_Exercise directions_
Calculate how many lines of the data hold "void". The answer consists of that number only.

(Saved data entries)
• • • • • • •

void double_vt_batch(GemmBatch& gb, const BlockShape& q, const uint16_t* A, int64_t lda, const LinW (&lw)[2], uint16_t* QKV, int64_t ldq,
                     const float* qkn, int b) {
  for (int s = 0; s < 2; ++s)
    kqv_problems(gb, q, A, lda, lw[s], QKV, ldq, (int64_t)b * q.S + (s == 0 ? q.T : 0), s == 0 ? q.N : q.T, b, s == 0 ? q.T : 0, 1 << 30,
                 qkn + (s == 0 ? 0 : 2) * 128, qkn + (s == 0 ? 1 : 3) * 128, true);
}

void single_qkv_batch(GemmBatch& gb, int path, const BlockShape& q, const uint16_t* A, int64_t lda, const LinW& lw, uint16_t* F, int64_t ldf,
                      const float* qkn) {
  const int64_t D = q.D;
  const int R = q.B * q.S;
  gb.nprob = 1;
  GemmProblem& f = gb.p[0];
  f = GemmProblem{};
  f.A = A; f.lda = lda; f.W = lw.w; f.ldw = D; f.bias = lw.b;
  f.C = F; f.ldc = ldf; f.M = R; f.N = (int)(7 * D); f.K = (int)D; f.epi = EPI_GELU; f.gelu_col0 = (int)(3 * D);
  if (path == AFX_QKV_VT_PROJ) {
    gb.nprob = 0;
    kqv_problems(gb, q, A, lda, lw, F, ldf, 0, R, 0, 0, q.S, qkn, qkn + 128, false);
    GemmProblem& m = gb.p[gb.nprob++];
    m = GemmProblem{};
    m.A = A; m.lda = lda; m.W = lw.w + 3 * D * D; m.ldw = D; m.bias = lw.b ? lw.b + 3 * D : nullptr;
    m.C = F + 3 * D; m.ldc = ldf; m.M = R; m.N = (int)(4 * D); m.K = (int)D; m.epi = EPI_GELU; m.gelu_col0 = 0;
    for (int b = 0; b < q.B; ++b) {
      GemmProblem& v = gb.p[gb.nprob++];
      v = GemmProblem{};
      v.A = lw.w + D * D; v.lda = D; v.bias = lw.b ? lw.b + D : nullptr; v.bias_rows = 1;
      v.W = A + (int64_t)b * q.S * lda; v.ldw = lda; v.w_perm16 = 1;
      v.C = q.Vt + (int64_t)b * q.H * 128 * q.S_pad; v.ldc = q.S_pad; v.M = (int)D; v.N = q.S; v.K = (int)D; v.epi = EPI_NONE;
    }
  } else if (path == AFX_QKV_QK_EPI) {
    set_qk_epilogue(f, q, qkn, qkn + 128, 0, q.S);
  }
}

hipError_t qkv_finish(int path, const BlockShape& q, uint16_t* F, int64_t ldf, const float* wk_txt, const float* wk_img, const float* wq_txt,
                      const float* wq_img, hipStream_t st) {
  if (path == AFX_QKV_QK_EPI) return launch_v_transpose(F + q.D, ldf, q.Vt, q.B, q.H, q.S, st);
  if (path == AFX_QKV_KV_PREP)
    return launch_kv_prep(F, F + 2 * q.D, ldf, wk_txt, wk_img, wq_txt, wq_img, q.rope_cos, q.rope_sin, q.T, F + q.D, ldf, q.Vt, q.B, q.H, q.S, st);
  return hipSuccess;
}

}

extern "C" {

const char* afx_last_error(void) { return afx_g_err; }
const char* afx_version(void) { return "arcflow_hip 0.1 (gfx950)"; }

int afx_create(const afx_model_desc* desc, afx_ctx** out) {
  if (!desc || !out) return fail(AFX_E_INVALID, "null argument");
  if (desc->head_dim != 128) return fail(AFX_E_UNSUPPORTED, "head_dim must be 128");
  if (desc->heads <= 0 || desc->num_double < 0 || desc->num_single < 0 || desc->num_gaussians < 1 ||
      desc->num_gaussians > 32)
    return fail(AFX_E_INVALID, "bad model description");
  if (desc->in_channels % 64 != 0 || desc->joint_dim % 64 != 0)
    return fail(AFX_E_UNSUPPORTED, "in_channels and joint_dim must be multiples of 64");
  afx_ctx* c = new afx_ctx();
  c->d = *desc;
  c->D = desc->heads * desc->head_dim;
  ModLayout ml{c->D, desc->num_double, desc->num_single};
  c->n_mod = ml.total();
  const int K = desc->num_gaussians, ch = desc->in_channels, lw = desc->logweights_channels;
  const int raw = desc->head_mode == 0 ? K * ch + K * lw + (K - 1) * lw : ch;
  c->head_n = (raw + 7) / 8 * 8;
  *out = c;
  return AFX_OK;
}

int afx_destroy(afx_ctx* ctx) {
  if (ctx) {
    for (auto& r : ctx->prof_pool) { (void)hipEventDestroy(r.a); (void)hipEventDestroy(r.b); }
  }
  delete ctx;
  return AFX_OK;
}

int afx_bind_weight(afx_ctx* ctx, const char* name, const void* dptr, int32_t dtype, int32_t ndim,
                    const int64_t* shape) {
  if (!ctx || !name || !dptr || ndim < 1 || ndim > 4 || !shape) return fail(AFX_E_INVALID, "bad bind_weight argument");
  if (dtype != AFX_DT_BF16 && dtype != AFX_DT_F32 && dtype != AFX_DT_FP8) return fail(AFX_E_INVALID, "bad dtype for '%s'", name);
  Weight w;
  w.ptr = dptr;
  w.dtype = dtype;
  w.shape.assign(shape, shape + ndim);
  ctx->w[name] = w;
  ctx->finalized = false;
  return AFX_OK;
}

• • • • • • •

_Task answer_
6